On the relationship between energy fluxes, dielectric properties, and microwave scattering over snow covered first‐year sea ice during the spring transition period

In this research we investigate the seasonal nature of the co-variability in surface energy balance variables, volume dielectrics, and microwave scattering (ERS 1) of a snow-covered first-year sea ice surface during a spring transitional period. Variables required to derive the components of the energy balance and dielectric properties were measured during the Seasonal Sea Ice Monitoring and Modeling site in the Canadian Arctic Archipelago in 1992. We observed that both the energy terms and dielectric properties followed a pattern similar to the total relative scattering cross section (σ°) over the seasonal transition from winter to spring.
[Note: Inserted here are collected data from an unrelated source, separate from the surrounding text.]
# alexj94/future_urban_scene_generation

Measured on NVIDIA B200. Metric: vehicle crops/s novel-view completion (warp+VUNet), higher is better.
Workload: dtype bf16

## Files before the change

future_urban_scene_generation_b200/_lib.py:

```python
import ctypes as C
import os

_HERE = os.path.dirname(os.path.abspath(__file__))
LIB_PATH = os.path.join(_HERE, "libfusg.so")

POLY_COORD_MAX = 1 << 20
ERRORS = {-1: "FUSG_ERR_ARG", -2: "FUSG_ERR_UNSUPPORTED", -3: "FUSG_ERR_CUDA", -4: "FUSG_ERR_WORKSPACE"}


class FusgError(RuntimeError):
    pass


def _load():
    if not os.path.exists(LIB_PATH):
        raise FusgError(
            f"{LIB_PATH} not found: build it with `python -c 'import __graft_entry__ as g; g.build()'` "
            "(nvcc, sm_100a).  There is no CPU fallback for this path.")
    lib = C.CDLL(LIB_PATH)
    vp, sz, i = C.c_void_p, C.c_size_t, C.c_int
    sigs = {
        "fusg_version": ([], i),
        "fusg_last_error": ([], C.c_char_p),
        "fusg_kernel_launches": ([], i),
        "fusg_warp_workspace_bytes": ([i], sz),
        "fusg_warp_workspace_bytes_hw": ([i, i, i], sz),
        "fusg_warp_fused": ([vp] * 11 + [vp, sz, i, i, i, vp], i),
        "fusg_warp_fused_traj": ([vp] * 12 + [vp, sz, i, i, i, vp], i),
        "fusg_warp_fused_idx": ([vp, vp, i] + [vp] * 11 + [vp, sz, i, i, i, vp], i),
        "fusg_warp_window_workspace_bytes": ([i, i, i], sz),
        "fusg_warp_fused_window": ([vp, vp, i] + [vp] * 9 + [i] + [vp] * 4 + [vp, sz, i, i, i, vp], i),
        "fusg_step_keypoints": ([vp] * 10 + [i, i, i, vp], i),
        "fusg_visibility": ([vp] * 6 + [i, i, i, vp], i),
        "fusg_get_planes": ([vp] * 3 + [i, i, i, vp], i),
        "fusg_find_homography": ([vp, vp, i, vp, vp, i, vp], i),
        "fusg_warp_perspective": ([vp] * 3 + [i, i, i, vp], i),
        "fusg_conv2d": ([vp, vp], i),
        "fusg_conv2d_select": ([vp], i),
        "fusg_conv2d_last_plan": ([vp], None),
        "fusg_conv2d_set_sm_reserve": ([i], i),
        "fusg_sizeof_conv_desc": ([], sz),
        "fusg_fold_weightnorm": ([vp, vp, vp, i, i, i, i, i, i, vp], i),
        "fusg_fold_weightnorm_paired": ([vp, vp, vp, vp, vp, i, i, i, i, i, i, vp], i),
        "fusg_nchw_to_nhwc": ([vp, vp, i, i, i, i, i, i, i, vp], i),
        "fusg_nhwc_to_nchw": ([vp, vp, i, i, i, i, i, i, vp], i),
        "fusg_to_image": ([vp, vp, i, i, i, vp], i),
        "fusg_to_image_lab": ([vp, vp, vp, vp, i, i, i, vp], i),
        "fusg_elu": ([vp, vp, sz, i, vp], i),
        "fusg_nchw_to_nhwc_reflect": ([vp, vp, i, i, i, i, i, i, i, vp], i),
        "fusg_norm_stats": ([vp, vp, i, i, i, i, i, vp], i),
        "fusg_norm_finalize": ([vp, vp, vp, vp, i, i, i, i, i, C.c_float, vp], i),
        "fusg_norm_apply": ([vp, vp, vp, i, vp, i, i, i, i, i, i, i, i, vp], i),
        "fusg_resize_u8": ([vp] * 6 + [i, i, vp], i),
        "fusg_paste_workspace_bytes": ([i, i, i], sz),
# ... 26 lines not shown
    return _lib


def check(rc, what):
    if rc != 0:
        msg = lib().fusg_last_error().decode() if rc == -3 else ""
        raise FusgError(f"{what} failed: {ERRORS.get(rc, rc)} {msg}")


def conv_last_plan():
    buf = (C.c_int32 * 8)()
    lib().fusg_conv2d_last_plan(buf)
    return dict(zip(("msub", "pair", "halo", "ksplit", "stages", "group", "w_resident", "fast_epi"), list(buf)))


def kernel_launches():
    return lib().fusg_kernel_launches()


def require_cuda():
    import torch
    if not torch.cuda.is_available():
        raise FusgError("no CUDA device: the B200 path has no CPU fallback")
    return torch


def ptr(t):
    if t is None:
        return None
    assert t.is_cuda and t.is_contiguous(), "expected a contiguous CUDA tensor"
# ... 6 lines not shown
```

future_urban_scene_generation_b200/csrc/conv.cu:

```cuda
#include <cuda.h>
#include <cuda_bf16.h>
#include <cuda_fp16.h>
#include <type_traits>
#include <cuda_runtime.h>
#include <cstdint>
#include <cstdio>
#include <cstring>
#include "../../include/fusg.h"
#include "fusg_common.h"

namespace fusg {

__device__ __forceinline__ float elu1(float x) {
    float e;
    asm("ex2.approx.ftz.f32 %0, %1;" : "=f"(e) : "f"(x * 1.4426950408889634f));
    return x > 0.f ? x : e - 1.f;
}

template <typename T> __device__ __forceinline__ float to_f(T v);
template <> __device__ __forceinline__ float to_f<float>(float v) { return v; }
template <> __device__ __forceinline__ float to_f<__nv_bfloat16>(__nv_bfloat16 v) { return __bfloat162float(v); }
template <> __device__ __forceinline__ float to_f<__half>(__half v) { return __half2float(v); }
template <typename T> __device__ __forceinline__ T from_f(float v);
template <> __device__ __forceinline__ float from_f<float>(float v) { return v; }
// ... 163 lines not shown
    }
    if (active) epilogue16<T>(d, d.bias, Ho, Wo, b, y, x, n0, acc);
}

__device__ __forceinline__ uint32_t s_addr(const void *p) { return (uint32_t)__cvta_generic_to_shared(p); }

__device__ __forceinline__ void mbar_init(uint64_t *bar, uint32_t count) {
    asm volatile("mbarrier.init.shared::cta.b64 [%0], %1;" ::"r"(s_addr(bar)), "r"(count));
}
__device__ __forceinline__ void mbar_arrive_expect_tx(uint64_t *bar, uint32_t bytes) {
    asm volatile("mbarrier.arrive.expect_tx.shared::cta.b64 _, [%0], %1;" ::"r"(s_addr(bar)), "r"(bytes) : "memory");
}
__device__ __forceinline__ void mbar_arrive(uint64_t *bar) {
    asm volatile("mbarrier.arrive.shared::cta.b64 _, [%0];" ::"r"(s_addr(bar)) : "memory");
}
constexpr unsigned TC_WAIT_COUNTER_OFF = 312;
__device__ __forceinline__ void mbar_wait(uint64_t *bar, uint32_t parity) {
    uint32_t done = 0;
    while (!done) {
        asm volatile(
            "{\n\t.reg .pred p;\n\t"
            "mbarrier.try_wait.parity.shared::cta.b64 p, [%1], %2, %3;\n\t"
            "selp.u32 %0, 1, 0, p;\n\t}"
            : "=r"(done)
            : "r"(s_addr(bar)), "r"(parity), "r"(0x989680u)
            : "memory");
        if (!done) fusg_wait_failed((s_addr(bar) & ~1023u) + TC_WAIT_COUNTER_OFF);
    }
}
__device__ __forceinline__ void tma_load_4d(void *dst, const CUtensorMap *tm, uint64_t *bar, int c0, int c1, int c2, int c3) {
    asm volatile(
// ... 237 lines not shown
            v.x = __uint_as_float(acc[c]) + s_bias[c];
            v.y = __uint_as_float(acc[cq + c]) + s_bias[cq + c];
            *reinterpret_cast<float2 *>(p + c * plane) = v;
        }
    }
}

constexpr int TC_EPI_WARPS = 8;
constexpr int TC_THREADS = 64 + 32 * TC_EPI_WARPS;
constexpr int TC_STAGING_BYTES = 32768;
constexpr int TC_STAGE_BYTES = TC_STAGING_BYTES / TC_EPI_WARPS;
constexpr int TC_BLOCK_M = 128;
constexpr int TC_HALO_ROWS_MAX = TC_BLOCK_M + 6;
constexpr int TC_HALO_BYTES = ((TC_HALO_ROWS_MAX * 128 + 1023) / 1024) * 1024;
constexpr int TC_MAX_STAGES = 16;
static_assert(TC_WAIT_COUNTER_OFF == (2 * TC_MAX_STAGES + 5) * 8 + 16, "the wait guard's start-time slot must be tmem_slot[4]");

struct alignas(64) ConvTcParams {
    CUtensorMap tmA0, tmA1, tmW;
    fusg_conv_desc d;
    int Ho, Wo;
    int Wt, Ht, Bt;
    int wt_shift, ht_shift;
    int txs, tys;
    int msub;
    int tiles_x, tiles_y, tiles_b;
    int n_tiles, block_n;
    int kc;
    int chunks0, chunks1;
    int num_kblocks;
    int stages;
    int a_bytes, b_bytes;
    int group;
    int w_resident;
    int halo;
    int hks;
    uint32_t halo_skip;
    int pair;
    int epi_smem;
    unsigned long long w_prefetch_bytes;
    int ksplit;
    int kb_local;
    int tmem_cols;
    int fast_epi;
    FastEpi fe;
};

struct TcSmem { size_t b, bias, stage, total; };
__host__ __device__ __forceinline__ TcSmem tc_smem(const ConvTcParams &p) {
    const size_t pipe_a = p.halo ? (size_t)p.stages * 2 * TC_HALO_BYTES : (size_t)p.stages * p.group * p.a_bytes;
    const size_t pipe_b = p.w_resident ? (size_t)p.num_kblocks * p.b_bytes
                                       : (p.halo ? (size_t)p.stages * p.hks * p.b_bytes : (size_t)p.stages * p.group * p.b_bytes);
    TcSmem s;
    s.b = 1024 + pipe_a;
    s.bias = s.b + ((pipe_b + 15) & ~(size_t)15);
    s.stage = s.bias + (size_t)p.d.cout_pad * 4;
    s.total = 1024  + s.b + pipe_b + 16  + (size_t)p.d.cout_pad * 4 + (size_t)p.epi_smem;
    return s;
}
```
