-constexpr int BQ = 128, BK = 128, D = 64;
-constexpr int kThreads = 384;
+constexpr int BK = 128, D = 64;
 constexpr int kTileBytes = 128 * 64 * 2;
 constexpr int kPBytes = 2 * 64 * 128 * 2;
-template <bool P_SMEM>
-struct Smem {
-  static constexpr int kP = P_SMEM ? 2 * kPBytes : 0;
-  static constexpr int kBytes = kTileBytes  + 2 * kTileBytes  + 2 * kTileBytes  + kP + 128  + 1024;
-  static_assert(kBytes <= 227 * 1024, "shared memory of one CTA");
+constexpr int kSerialReg = 1, kSmemP = 2, kPipelined = 3;
+template <int IMPL>
+struct Cfg {
+  static constexpr bool kPSmem = IMPL == kSmemP;
+  static constexpr bool kPipe = IMPL == kPipelined;
+  static constexpr int kConsumers = kPipe ? 3 : 2;
+  static constexpr int BQ = 64 * kConsumers;
+  static constexpr int kThreads = 128 * (1 + kConsumers);
+  static constexpr int kConsumerRegs = kConsumers == 3 ? 160 : 240;
+  static_assert(128 * (24 + kConsumers * kConsumerRegs) <= 65536, "register file of one SM");
+  static constexpr int kStages = 2;
+  static constexpr int kP = kPSmem ? 2 * kPBytes : 0;
+  static constexpr int kSmemBytes =
+      BQ * 128  + kStages * kTileBytes  + kStages * kTileBytes  + kP + 128  + 1024;
+  static_assert(kSmemBytes <= 227 * 1024, "shared memory of one CTA");
+  static_assert(4 * kStages + 2 <= 16, "barriers fit their 128 bytes");
 };
 
-template <bool P_SMEM>
-__global__ void __launch_bounds__(kThreads, 1)
+
+__device__ __forceinline__ void mask_keys(float (&s)[64], int nvalid, int q) {
+  if (nvalid < BK) {
+#pragma unroll
+    for (int n = 0; n < 16; ++n)
+#pragma unroll
+      for (int e = 0; e < 2; ++e)
+        if (8 * n + 2 * q + e >= nvalid) { s[4 * n + e] = -INFINITY; s[4 * n + 2 + e] = -INFINITY; }
+  }
+}
+
+__device__ __forceinline__ void softmax_max(const float (&s)[64], float (&m_run)[2], float (&l_run)[2], float (&corr)[2],
+                                            float (&ms)[2], float scale_log2) {
+#pragma unroll
+  for (int hh = 0; hh < 2; ++hh) {
+    float mx = -INFINITY;
+#pragma unroll
+    for (int n = 0; n < 16; ++n) mx = fmaxf(mx, fmaxf(s[4 * n + 2 * hh], s[4 * n + 2 * hh + 1]));
+    mx = fmaxf(mx, __shfl_xor_sync(0xffffffffu, mx, 1));
+    mx = fmaxf(mx, __shfl_xor_sync(0xffffffffu, mx, 2));
+    const float m_new = fmaxf(m_run[hh], mx);
+    corr[hh] = ptx::ex2_approx((m_run[hh] - m_new) * scale_log2);
+    m_run[hh] = m_new;
+    l_run[hh] *= corr[hh];
+    ms[hh] = m_new * scale_log2;
+  }
+}
+
+__device__ __forceinline__ void rescale_o(float (&o)[32], const float (&corr)[2]) {
+#pragma unroll
+  for (int hh = 0; hh < 2; ++hh)
+#pragma unroll
+    for (int n = 0; n < 8; ++n) { o[4 * n + 2 * hh] *= corr[hh]; o[4 * n + 2 * hh + 1] *= corr[hh]; }
+}
+
+__device__ __forceinline__ void softmax_exp(float (&s)[64], const float (&ms)[2], float (&l_run)[2], float scale_log2) {
+#pragma unroll
+  for (int n = 0; n < 16; ++n)
+#pragma unroll
+    for (int hh = 0; hh < 2; ++hh) {
+      const float p0 = ptx::ex2_approx(fmaf(s[4 * n + 2 * hh], scale_log2, -ms[hh]));
+      const float p1 = ptx::ex2_approx(fmaf(s[4 * n + 2 * hh + 1], scale_log2, -ms[hh]));
+      l_run[hh] += p0 + p1;
+      s[4 * n + 2 * hh] = p0;
+      s[4 * n + 2 * hh + 1] = p1;
+    }
+}
+
+__device__ __forceinline__ void pack_p(const float (&p)[64], uint32_t (&pk)[32]) {
+#pragma unroll
+  for (int n = 0; n < 16; ++n)
+#pragma unroll
+    for (int hh = 0; hh < 2; ++hh) pk[2 * n + hh] = pack_bf16x2(p[4 * n + 2 * hh], p[4 * n + 2 * hh + 1]);
+}
+
+__device__ __forceinline__ void issue_s(float (&s)[64], uint64_t dq, uint64_t dk) {
+#pragma unroll
+  for (int k = 0; k < D / 16; ++k) ptx::wgmma_m64n128k16_ss(s, dq + uint64_t(2 * k), dk + uint64_t(2 * k), k ? 1u : 0u);
+}
+
+__device__ __forceinline__ void issue_pv_reg(float (&o)[32], const uint32_t (&pk)[32], uint32_t sv) {
+#pragma unroll
+  for (int kk = 0; kk < BK / 16; ++kk) ptx::wgmma_m64n64k16_rs_tb(o, pk + 4 * kk, ptx::desc_mnmajor_sw128(sv + kk * 16 * 128), 1u);
+}
+
+template <int IMPL>
+__global__ void __launch_bounds__(Cfg<IMPL>::kThreads, 1)
 attention_kernel(const __grid_constant__ CUtensorMap tmap_q, const __grid_constant__ CUtensorMap tmap_k,
                  const __grid_constant__ CUtensorMap tmap_v, __nv_bfloat16* __restrict__ out, long long ldo, int Nq, int Nk,
                  int heads, int total_tiles, float scale_log2) {
+  using C = Cfg<IMPL>;
+  constexpr int S = C::kStages;
   extern __shared__ uint8_t smem_raw[];
   uint8_t* smem = reinterpret_cast<uint8_t*>((reinterpret_cast<uintptr_t>(smem_raw) + 1023) & ~uintptr_t(1023));
   uint8_t* s_q = smem;
-  uint8_t* s_k = s_q + kTileBytes;
-  uint8_t* s_v = s_k + 2 * kTileBytes;
-  uint8_t* s_p = s_v + 2 * kTileBytes;
-  uint64_t* bars = reinterpret_cast<uint64_t*>(s_p + Smem<P_SMEM>::kP);
+  uint8_t* s_k = s_q + C::BQ * 128;
+  uint8_t* s_v = s_k + S * kTileBytes;
+  uint8_t* s_p = s_v + S * kTileBytes;
+  uint64_t* bars = reinterpret_cast<uint64_t*>(s_p + C::kP);
   uint64_t* q_full = bars + 0;
   uint64_t* q_empty = bars + 1;
   uint64_t* k_full = bars + 2;
-  uint64_t* k_empty = bars + 4;
-  uint64_t* v_full = bars + 6;
-  uint64_t* v_empty = bars + 8;
+  uint64_t* k_empty = bars + 2 + S;
+  uint64_t* v_full = bars + 2 + 2 * S;
+  uint64_t* v_empty = bars + 2 + 3 * S;
 
   const int warp = threadIdx.x >> 5, lane = threadIdx.x & 31;
-  const int nq_tiles = (Nq + BQ - 1) / BQ;
+  const int nq_tiles = (Nq + C::BQ - 1) / C::BQ;
   const int nblk = (Nk + BK - 1) / BK;
   auto tile_coords = [&](int t, int& q0, int& h, int& b) {
-    q0 = (t % nq_tiles) * BQ;
+    q0 = (t % nq_tiles) * C::BQ;
     h = (t / nq_tiles) % heads;
     b = t / (nq_tiles * heads);
   };
+  auto stage = [](uint32_t g) { return int(g % S); };
+  auto phase = [](uint32_t g) { return (g / S) & 1u; };
 
   if (threadIdx.x == 0) {
     ptx::prefetch_tmap(&tmap_q);
     ptx::prefetch_tmap(&tmap_k);
     ptx::prefetch_tmap(&tmap_v);
     ptx::mbar_init(ptx::smem_u32(q_full), 1);
-    ptx::mbar_init(ptx::smem_u32(q_empty), 8);
-    for (int s = 0; s < 2; ++s) {
+    ptx::mbar_init(ptx::smem_u32(q_empty), 4 * C::kConsumers);
+    for (int s = 0; s < S; ++s) {
       ptx::mbar_init(ptx::smem_u32(&k_full[s]), 1);
-      ptx::mbar_init(ptx::smem_u32(&k_empty[s]), 8);
+      ptx::mbar_init(ptx::smem_u32(&k_empty[s]), 4 * C::kConsumers);
       ptx::mbar_init(ptx::smem_u32(&v_full[s]), 1);
-      ptx::mbar_init(ptx::smem_u32(&v_empty[s]), 8);
+      ptx::mbar_init(ptx::smem_u32(&v_empty[s]), 4 * C::kConsumers);
     }
     ptx::fence_barrier_init();
   }
@@ -73,11 +152,11 @@
         int q0, h, b;
         tile_coords(t, q0, h, b);
         ptx::mbar_wait(ptx::smem_u32(q_empty), (it & 1) ^ 1);
-        ptx::mbar_arrive_expect_tx(ptx::smem_u32(q_full), kTileBytes);
+        ptx::mbar_arrive_expect_tx(ptx::smem_u32(q_full), C::BQ * 128);
         ptx::tma_load_3d(ptx::smem_u32(s_q), &tmap_q, ptx::smem_u32(q_full), h * D, q0, b);
         for (int j = 0; j < nblk; ++j, ++g) {
-          const int st = g & 1;
-          const uint32_t ph = (g >> 1) & 1;
+          const int st = stage(g);
+          const uint32_t ph = phase(g);
           ptx::mbar_wait(ptx::smem_u32(&k_empty[st]), ph ^ 1);
           ptx::mbar_arrive_expect_tx(ptx::smem_u32(&k_full[st]), kTileBytes);
           ptx::tma_load_3d(ptx::smem_u32(s_k + st * kTileBytes), &tmap_k, ptx::smem_u32(&k_full[st]), h * D, j * BK, b);
@@ -88,10 +167,15 @@
       }
     }
   } else {
-    ptx::setmaxnreg_inc<240>();
+    ptx::setmaxnreg_inc<C::kConsumerRegs>();
     const int cw = (threadIdx.x >> 7) - 1;
     const int wq = warp & 3, q = lane & 3;
     uint8_t* s_pw = s_p + cw * kPBytes;
+    auto k_smem = [&](uint32_t g) { return ptx::smem_u32(s_k + stage(g) * kTileBytes); };
+    auto v_smem = [&](uint32_t g) { return ptx::smem_u32(s_v + stage(g) * kTileBytes); };
+    auto release = [&](uint64_t* bar) {
+      if (lane == 0) ptx::mbar_arrive(ptx::smem_u32(bar));
+    };
     uint32_t g = 0, it = 0;
     for (int t = blockIdx.x; t < total_tiles; t += gridDim.x, ++it) {
       int q0, h, b;
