template <int kL>
__global__ __launch_bounds__(64) void huff_lengths_heap(Batch B, uint32_t nwg_wide, uint32_t nwide_streams)
{
    __shared__ HeapQuad<uint32_t> hq[kHeapQuads * kL];
    char* hb = (char*)hq;
    const uint32_t lane = threadIdx.x;
    if (blockIdx.x >= nwg_wide) {
        const uint32_t task = (blockIdx.x - nwg_wide) * kL + lane;
        const uint32_t s = task / kMaxGroups, tb = task % kMaxGroups;
        if (lane >= (uint32_t)kL || s >= B.nstreams || (B.flags[s] & kFlagHost) || tb >= B.ngroups[s]) return;
        if (!heap_narrow(B, s, (int)stream_nin(B, s) + 2)) return;
        heap_code_lengths<uint32_t, kL>(B, hb, lane, s, tb);
    } else {
        constexpr int kW = kL / 2;
        const uint32_t i = blockIdx.x * kW + lane;
        if (lane >= (uint32_t)kW || i >= nwide_streams * kMaxGroups) return;
        const uint32_t s = B.wide[i / kMaxGroups], tb = i % kMaxGroups;
        if ((B.flags[s] & kFlagHost) || tb >= B.ngroups[s]) return;
        heap_code_lengths<uint64_t, kW>(B, hb, lane, s, tb);
    }
}

__global__ __launch_bounds__(64) void huff_final(Batch B)
{
    const uint32_t s = blockIdx.x, lane = threadIdx.x;
    if (B.flags[s] & kFlagHost) return;
    const uint32_t nGroups = B.ngroups[s];
    const uint32_t nSel = B.nsel[s];
    const uint32_t alphaSize = stream_nin(B, s) + 2;
    const uint8_t* len = B.len + (size_t)s * kMaxGroups * kMaxAlpha;
    {
        const uint8_t* sel = B.sel + (size_t)s * B.sel_cap;
        uint8_t* sm = B.sel_mtf + (size_t)s * B.sel_cap;
        uint32_t pos = 0x543210u;
        for (uint32_t i0 = 0; i0 < nSel; i0 += 64) {
            const uint32_t cnt = min(64u, nSel - i0);
            const uint32_t v = lane < cnt ? sel[i0 + lane] : 0u;
            uint32_t out = 0;
            for (uint32_t g = 0; g < cnt; ++g) {
                const uint32_t ll = __builtin_amdgcn_readlane(v, g);
                const uint32_t x = pos ^ (ll * 0x111111u);
                const uint32_t z = (x - 0x111111u) & ~x & 0x888888u;
                const uint32_t j = (uint32_t)__builtin_ctz(z) >> 2;
                const uint32_t m = (1u << (4 * (j + 1))) - 1u;
                pos = (pos & ~m) | (((pos << 4) | ll) & m);
                out = lane == g ? j : out;
            }
            if (lane < cnt) sm[i0 + lane] = (uint8_t)out;
        }
    }
    const uint64_t lt = (1ull << lane) - 1ull;
    for (uint32_t q = 0; q < nGroups; ++q) {
        const uint8_t* lq = len + q * kMaxAlpha;
        uint32_t* code = B.code + ((size_t)s * kMaxGroups + q) * kMaxAlpha;
        uint32_t L[5], c[5];
#pragma unroll
        for (int k = 0; k < 5; ++k) {
            const uint32_t i = 64 * k + lane;
            L[k] = i < alphaSize ? lq[i] : 0u;
            c[k] = 0;
        }
        uint32_t vec = 0;
        for (uint32_t nl = 1; nl <= 20; ++nl) {
            uint32_t before = 0;
#pragma unroll
            for (int k = 0; k < 5; ++k) {
                const uint64_t b = __ballot(L[k] == nl);
                if (L[k] == nl) c[k] = vec + before + (uint32_t)__popcll(b & lt);
                before += (uint32_t)__popcll(b);
            }
            vec = (vec + before) << 1;
        }
#pragma unroll
        for (int k = 0; k < 5; ++k) {
            const uint32_t i = 64 * k + lane;
            if (i < alphaSize) code[i] = c[k];
        }
    }
}

constexpr int kEmitThreads = 256;
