int vo_partition_enable(vo_ctx* ctx, int helper_sms)
{
    VO_CUDA_CHECK(cudaSetDevice(ctx->device));
    int rc = vo_drain_pending(ctx);
    if (rc) return rc;
    VO_CUDA_CHECK(cudaDeviceSynchronize());
    vo_drop_graphs(ctx);
    vo_partition_destroy(ctx);
    if (helper_sms <= 0) return VO_OK;
    PFN_cuDeviceGet dget; PFN_cuDeviceGetDevResource getres; PFN_cuDevSmResourceSplitByCount split;
    PFN_cuDevResourceGenerateDesc gendesc; PFN_cuGreenCtxCreate create; PFN_cuGreenCtxStreamCreate screate;
    if (!drv("cuDeviceGet", &dget) || !drv("cuDeviceGetDevResource", &getres) || !drv("cuDevSmResourceSplitByCount", &split) ||
        !drv("cuDevResourceGenerateDesc", &gendesc) || !drv("cuGreenCtxCreate", &create) || !drv("cuGreenCtxStreamCreate", &screate)) {
        vo_set_error(ctx, "sm_partition: this driver has no green-context API");
        return VO_E_UNSUPPORTED;
    }
    CUdevice dev;
    CUdevResource all, part[1], rest;
    unsigned int nb = 1;
    CUresult r;
    if ((r = dget(&dev, ctx->device)) != CUDA_SUCCESS || (r = getres(dev, &all, CU_DEV_RESOURCE_TYPE_SM)) != CUDA_SUCCESS ||
        (r = split(part, &nb, &all, &rest, 0, (unsigned)helper_sms)) != CUDA_SUCCESS || nb != 1) {
        vo_set_error(ctx, "sm_partition: splitting off %d SMs failed (driver error %d)", helper_sms, (int)r);
        return VO_E_UNSUPPORTED;
    }
    CUdevResource* rs[2] = {&part[0], &rest};
    for (int k = 0; k < 2; k++) {
        CUdevResourceDesc desc;
        CUgreenCtx g;
        if ((r = gendesc(&desc, rs[k], 1)) != CUDA_SUCCESS || (r = create(&g, desc, dev, CU_GREEN_CTX_DEFAULT_STREAM)) != CUDA_SUCCESS) {
            vo_set_error(ctx, "sm_partition: cuGreenCtxCreate failed (driver error %d)", (int)r);
            vo_partition_destroy(ctx);
            return VO_E_UNSUPPORTED;
        }
        ctx->part_gctx[k] = g;
    }
    ctx->part_helper_sms = (int)part[0].sm.smCount; ctx->part_lk_sms = (int)rest.sm.smCount;
    for (int c = 0; c < VO_LANES; c++) {
        CUstream a, b;
        if ((r = screate(&a, (CUgreenCtx)ctx->part_gctx[0], CU_STREAM_NON_BLOCKING, 0)) != CUDA_SUCCESS ||
            (r = screate(&b, (CUgreenCtx)ctx->part_gctx[1], CU_STREAM_NON_BLOCKING, 0)) != CUDA_SUCCESS) {
            vo_set_error(ctx, "sm_partition: cuGreenCtxStreamCreate failed (driver error %d)", (int)r);
            vo_partition_destroy(ctx);
            return VO_E_UNSUPPORTED;
        }
        ctx->part_hp_stream[c] = (cudaStream_t)a; ctx->part_lk_stream[c] = (cudaStream_t)b;
        for (int k = 0; k < 4; k++) VO_CUDA_CHECK(cudaEventCreateWithFlags(&ctx->part_ev[c][k], cudaEventDisableTiming));
    }
    ctx->part_on = true;
    return VO_OK;
}

int vo_drain_pending(vo_ctx* ctx)
{
    for (auto& p : ctx->pending)
        if (p.active) {
            VO_CUDA_CHECK(cudaEventSynchronize(p.done));
            p.active = false;
        }
    if (ctx->seq_inflight > 0 && ctx->side_stream[0]) VO_CUDA_CHECK(cudaStreamSynchronize(ctx->side_stream[0]));
    return VO_OK;
}

void vo_drop_graphs(vo_ctx* ctx)
{
    for (auto& g : ctx->graphs) cudaGraphExecDestroy(g.exec);
    ctx->graphs.clear();
}

void vo_set_calibration(vo_ctx* ctx, const float P_l[12], const float P_r[12])
{
    const bool same = ctx->have_P && memcmp(ctx->P_l, P_l, 12 * sizeof(float)) == 0 && memcmp(ctx->P_r, P_r, 12 * sizeof(float)) == 0;
    if (same) return;
    vo_drop_graphs(ctx);
    memcpy(ctx->P_l, P_l, 12 * sizeof(float));
    memcpy(ctx->P_r, P_r, 12 * sizeof(float));
    ctx->have_P = true;
}

void vo_free_state(vo_ctx* ctx)
{
    vo_drop_graphs(ctx);
    for (void* p : ctx->allocs) cudaFree(p);
    ctx->allocs.clear();
    ctx->d_out = nullptr; ctx->out_stride = 0; ctx->out_per = 0;
    ctx->w = ctx->h = ctx->units = 0;
}

template <typename T>
static cudaError_t dalloc(vo_ctx* ctx, T** p, size_t count)
{
    void* q = nullptr;
    cudaError_t e = cudaMalloc(&q, count * sizeof(T) + 256);
    if (e == cudaSuccess) { ctx->allocs.push_back(q); *p = (T*)q; }
    return e;
}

We explain this relationship through the impact of surface fluxes on dielectric and geophysical properties of the snow-covered first-year sea ice. We speculate that ice surface scattering dominated the total scattering cross section σ° prior to Julian day 120 and that the snow volume contributed an increasing amount of scattering to σ° over the remainder of the season. From a multivariate statistical analysis we find that the surface temperature Ts and the net shortwave energy flux K* explained a statistically significant amount of the variation observed in the seasonal evolution of σ°. An inverse relationship existed between both Ts and K* relative to σ,° and the influence of Ts was approximately twice that of K* in explaining the observed variation in σ°.